There is an inspiring experience from a university student fan. He initially had 1200 USDT, but within four months, his account grew to 38,000 USDT, without any liquidation. This is not miraculous, but rather a strict adherence to a cautious investment strategy.
First, divide the funds into three equal parts, each with a clear purpose and rules:
1. Practice Capital (1/3): Focus on day trading, set a 3% take profit and a 2% stop loss, and must stop trading when the points are reached. The purpose of this portion of capital is to familiarize oneself with the market rhythm and develop the habit of taking profits in a timely manner.
2. Opportunity Fund (1/3): Focus on weekly level breakout opportunities, and only trade when the risk-reward ratio reaches above 1:3. The number of trades for this portion of funds should not exceed ten times within a year, and each time should be carefully assessed before taking action.
3. Emergency Funds (1/3): Deposit into a cold wallet, with family members keeping the private keys.

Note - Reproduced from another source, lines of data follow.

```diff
@@ -1494,7 +1533,7 @@
         if (lane_w == 0) put_bits(8u * L, crc, 16);
         lds_fence();
         if (!dropped) {
-            for (uint32_t w0 = blocks_flushed * 64; w0 <= nwords; w0 += 64) {
+            for (uint32_t w0 = units_flushed * (uint32_t)kFUnitWords; w0 <= nwords; w0 += 64) {
                 const uint32_t wl = w0 + lane_w;
                 uint32_t wv = 0;
                 if (wl < nwords) {
diff --git a/flacarray_amd/csrc/flacarray_hip.hip b/flacarray_amd/csrc/flacarray_hip.hip
--- a/flacarray_amd/csrc/flacarray_hip.hip
+++ b/flacarray_amd/csrc/flacarray_hip.hip
@@ -59,6 +59,7 @@
     std::map<int, float*> windows;
     uint16_t* crc_tab = nullptr;
     uint16_t* crc_tab_fused = nullptr;
+    uint16_t* crc_tab_check = nullptr;
     void* scratch[kScratchSlots] = {};
     size_t scratch_bytes[kScratchSlots] = {};
     uint64_t scratch_epoch = 1;
@@ -205,11 +206,13 @@
     return FA_ERROR_NONE;
 }
 
-int get_crc_tab_fused(const uint16_t** out) {
+int get_crc_tab_fused(const uint16_t** out, int unit) {
     DeviceState* st = dev_state();
     if (!st) return FA_ERROR_DEVICE;
-    if (!st->crc_tab_fused) {
-        std::vector<uint16_t> t((size_t)(kFCrcSlice + kFCrcXpow));
+    uint16_t*& slot = (unit == kFCrcUnit) ? st->crc_tab_fused : st->crc_tab_check;
+    if (!slot) {
+        const int nxpow = 2 * unit + 8;
+        std::vector<uint16_t> t((size_t)(kFCrcSlice + nxpow));
         auto mulx8 = [](uint16_t c) { return crc16_byte(c, 0); };
         auto mulmod = [](uint16_t a, uint16_t b) {
             uint32_t r = 0;
@@ -228,23 +231,23 @@
             for (long i = 0; i < k; ++i) c = mulx8(c);
             return c;
         };
-        const uint16_t x2016 = xpow8(252);
+        const uint16_t xadv = xpow8(unit - 4);
         for (int k = 0; k < 4; ++k)
             for (int v = 0; v < 256; ++v) {
                 uint16_t c = 0;
                 for (int b = 0; b < 4; ++b) c = crc16_byte(c, (uint8_t)(b == k ? v : 0));
-                t[(size_t)(k * 256 + v)] = mulmod(c, x2016);
+                t[(size_t)(k * 256 + v)] = mulmod(c, xadv);
             }
         {
-            uint16_t c = xpow8(-255);
-            for (int i = 0; i < kFCrcXpow; ++i) { t[(size_t)(kFCrcSlice + i)] = c; c = mulx8(c); }
+            uint16_t c = xpow8(-(unit - 1));
+            for (int i = 0; i < nxpow; ++i) { t[(size_t)(kFCrcSlice + i)] = c; c = mulx8(c); }
         }
         uint16_t* d = nullptr;
         FA_HIP_TRY(hipMalloc(&d, sizeof(uint16_t) * t.size()));
         FA_HIP_TRY(hipMemcpy(d, t.data(), sizeof(uint16_t) * t.size(), hipMemcpyHostToDevice));
-        st->crc_tab_fused = d;
-    }
-    *out = st->crc_tab_fused;
+        slot = d;
+    }
+    *out = slot;
     return FA_ERROR_NONE;
 }
 
@@ -406,7 +409,7 @@
 int run_verify(const DecodeArgs& a, int* d_err, int* h_err, hipStream_t st, int verify) {
     if (!(verify < 0 ? g_verify.load() : verify != 0)) return FA_ERROR_NONE;
     const uint16_t* tab = nullptr;
-    int rc = get_crc_tab_fused(&tab);
+    int rc = get_crc_tab_fused(&tab, kCheckCrcUnit);
     if (rc) return rc;
     hipLaunchKernelGGL(verify_crc16_kernel, dim3((unsigned)((a.n_tasks + 3) / 4)), dim3(256), 0, st, a, tab);
     FA_HIP_TRY(hipMemcpyAsync(h_err, d_err, 16, hipMemcpyDeviceToHost, st));
@@ -443,7 +446,7 @@
 bool run_verify_beside_launch(const DecodeArgs& a, hipStream_t st) {
     DeviceState* ds = dev_state();
     const uint16_t* tab = nullptr;
-    if (!ds || !ds->verify_stream || get_crc_tab_fused(&tab)) return false;
+    if (!ds || !ds->verify_stream || get_crc_tab_fused(&tab, kCheckCrcUnit)) return false;
     hipLaunchKernelGGL(verify_crc16_kernel, dim3((unsigned)((a.n_tasks + 3) / 4)), dim3(256), 0, ds->verify_stream, a, tab);
     (void)hipEventRecord(ds->verify_ev[1], ds->verify_stream);
     (void)hipStreamWaitEvent(st, ds->verify_ev[1], 0);
@@ -1254,7 +1257,7 @@
     const bool tails = (fp.tail_bs != kMaxBlock);
     int rc = get_window(kMaxBlock, &a.win);
     if (rc) return rc;
-    rc = get_crc_tab_fused(&a.crc_tab);
+    rc = get_crc_tab_fused(&a.crc_tab, kFCrcUnit);
     if (rc) return rc;
     rc = frame_header_table(ds_, fp, st, &a.hdr);
     if (rc) return rc;
@@ -2187,7 +2190,7 @@
     if (rc) return rc;
     if ((rc = get_scratch(19, (size_t)nt * 8 + 256, &pt))) return rc;
     const uint16_t* tab = nullptr;
-    if ((rc = get_crc_tab_fused(&tab))) return rc;
+    if ((rc = get_crc_tab_fused(&tab, kCheckCrcUnit))) return rc;
     StreamMeta* d_meta = reinterpret_cast<StreamMeta*>(p);
     uint8_t* d_located = reinterpret_cast<uint8_t*>(p) + meta_bytes;
     int* d_err = reinterpret_cast<int*>(reinterpret_cast<char*>(p) + meta_bytes + flag_bytes);
```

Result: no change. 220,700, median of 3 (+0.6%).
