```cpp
// ... 55 lines not shown
    for (uint32_t i = 0; i < s->n_nodes && i < 64u; i++) {
        if (s->nodes[i].obj_type != RTU_OBJ_PLANE || ds.n_pcover >= RTU_MAX_PCOVER) continue;
        static const double sq[4][2] = {{-1, -1}, {1, -1}, {1, 1}, {-1, 1}};
        float quad[4][3];
        bool finite = true;
        for (int c = 0; c < 4; c++) {
            double p[3] = {sq[c][0], sq[c][1], 0.0};
            for (int j = (int)i; j >= 0; j = s->nodes[j].parent) {
                const RtuNode& t = s->nodes[j];
                const double q[3] = {p[0] * t.tm[0] + p[1] * t.tm[3] + p[2] * t.tm[6] + t.pos[0], p[0] * t.tm[1] + p[1] * t.tm[4] + p[2] * t.tm[7] + t.pos[1],
                                     p[0] * t.tm[2] + p[1] * t.tm[5] + p[2] * t.tm[8] + t.pos[2]};
                p[0] = q[0]; p[1] = q[1]; p[2] = q[2];
            }
            for (int k = 0; k < 3; k++) { quad[c][k] = (float)p[k]; finite = finite && std::isfinite(quad[c][k]); }
        }
        if (!finite) continue;
        ds.pcover_node[ds.n_pcover] = (int32_t)i;
        memcpy(ds.pcover_quad[ds.n_pcover], quad, sizeof quad);
        ds.n_pcover++;
    }
    ctx->light_list_info.clear();
    rc = on_device ? build_light_lists_device(ctx, s, cover_dev, lohi, wscale, ds) : build_light_lists(ctx, s, cover_host, wscale, ds);
    if (rc != RTU_OK) return rc;
    ds.obj_mask = 0;
    for (uint32_t i = 0; i < s->n_nodes && i < 64u; i++)
        if (s->nodes[i].obj_type != RTU_OBJ_NONE) ds.obj_mask |= 1ull << i;
    ds.n_lights = s->n_lights;
    env_value(s->background, ds.background);
    env_value(s->environment, ds.environment);
    ctx->dscene = ds;
    ctx->nsl = 0;
    for (uint32_t i = 0; i < s->n_lights; i++)
        if (s->lights[i].type != RTU_LIGHT_AMBIENT) {
            if (ctx->nsl < RTU_FI_NOL_LIGHTS) {
                for (int k = 0; k < 3; k++) ctx->nol_light[ctx->nsl][k] = s->lights[i].vec[k];
                ctx->nol_light[ctx->nsl][3] = s->lights[i].type == RTU_LIGHT_DIRECT ? 1.0f : 0.0f;
            }
            ctx->shadow_light[ctx->nsl++] = (int32_t)i;
        }
    memset(ctx->want_cap_s, 0, sizeof ctx->want_cap_s);
    ctx->want_defer_s = 0;
    ctx->tail_hint = 0;
    ctx->tail_hints.clear();
    ctx->list_hints.clear();
    ctx->mesh_hits_childless = true;
    for (uint32_t i = 0; i < s->n_nodes; i++) {
// ... 849 lines not shown
    make_cover_mesh(s, (uint32_t)node, sah.elements, cm);
    HostLightList hl;
    out->node = node;
    out->light = li;
    if (!compute_light_list(s->lights[li], cm, wscale, hl)) return RTU_OK;
    out->usable = 1;
    out->G = hl.m.G;
    out->point = hl.m.point;
    memcpy(out->X, hl.m.X, sizeof out->X); memcpy(out->Y, hl.m.Y, sizeof out->Y); memcpy(out->Z, hl.m.Z, sizeof out->Z); memcpy(out->L, hl.m.L, sizeof out->L);
    out->u0 = hl.m.u0; out->v0 = hl.m.v0; out->su = hl.m.su; out->sv = hl.m.sv;
    out->n_entries = (uint32_t)(hl.ent.size() / 2);
    out->cell_off = (uint32_t*)malloc(hl.off.size() * sizeof(uint32_t));
    out->entry_face = (uint32_t*)malloc((hl.ent.size() / 2 + 1) * sizeof(uint32_t));
    out->entry_zmin = (float*)malloc((hl.ent.size() / 2 + 1) * sizeof(float));
    if (!out->cell_off || !out->entry_face || !out->entry_zmin) { rtu_debug_light_list_free(out); return RTU_ERR_ARG; }
    memcpy(out->cell_off, hl.off.data(), hl.off.size() * sizeof(uint32_t));
    for (size_t e = 0; e < hl.ent.size() / 2; e++) {
        out->entry_face[e] = sah.elements[hl.ent[2 * e]];
        memcpy(&out->entry_zmin[e], &hl.ent[2 * e + 1], 4);
    }
    return RTU_OK;
}

void rtu_debug_light_list_free(RtuLightListDump* d) {
    if (!d) return;
    free(d->cell_off); free(d->entry_face); free(d->entry_zmin);
    d->cell_off = nullptr; d->entry_face = nullptr; d->entry_zmin = nullptr;
}

int rtu_debug_context_light_list(RtuContext* ctx, uint32_t index, RtuLightListDump* out) {
    if (!ctx || !out) return RTU_ERR_ARG;
    memset(out, 0, sizeof *out);
    if (!ctx->has_scene) return fail(ctx, RTU_ERR_NO_SCENE, "no scene uploaded");
    if (index >= ctx->light_list_info.size()) return fail(ctx, RTU_ERR_ARG, "no list %u", index);
    const RtuContext::LightListInfo& li = ctx->light_list_info[index];
    const uint32_t nc = ctx->dscene.n_cover;
    const DevLightMask& m = ctx->lmask_host[(size_t)li.light * nc + li.cover];
    const int node = ctx->dscene.cover_node[li.cover];
    const std::vector<uint32_t>& elements = ctx->fast_elements[(size_t)ctx->shape_nodes[(size_t)node].mesh_id];
    out->node = node;
    out->light = ctx->shadow_light[li.light];
    out->usable = 1;
    out->G = m.G;
    out->point = m.point;
    memcpy(out->X, m.X, sizeof out->X); memcpy(out->Y, m.Y, sizeof out->Y); memcpy(out->Z, m.Z, sizeof out->Z); memcpy(out->L, m.L, sizeof out->L);
    out->u0 = m.u0; out->v0 = m.v0; out->su = m.su; out->sv = m.sv;
// ... 178 lines not shown
```

raytracer-utah_amd/csrc/rtu_device.h:

```cpp
#ifndef RTU_DEVICE_H_INCLUDED
#define RTU_DEVICE_H_INCLUDED

#include "rtu_render.h"
#include "rtu_vec.h"
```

This is the last safety net to ensure there is still a chance to restart in extreme situations.
Secondly, most of the time you should stay away from the trading screen. 80% of the fluctuations in the crypto assets market are meaningless noise. There may only be two to three real trading opportunities each month. At other times, it is recommended that investors focus on self-improvement, such as reading or exercising, rather than staring at price fluctuations.
Remember, successful investing is not about capturing every short-term fluctuation, but about maintaining patience and discipline, waiting for truly valuable opportunities. Through this approach, even small investors can grow steadily in this volatile market.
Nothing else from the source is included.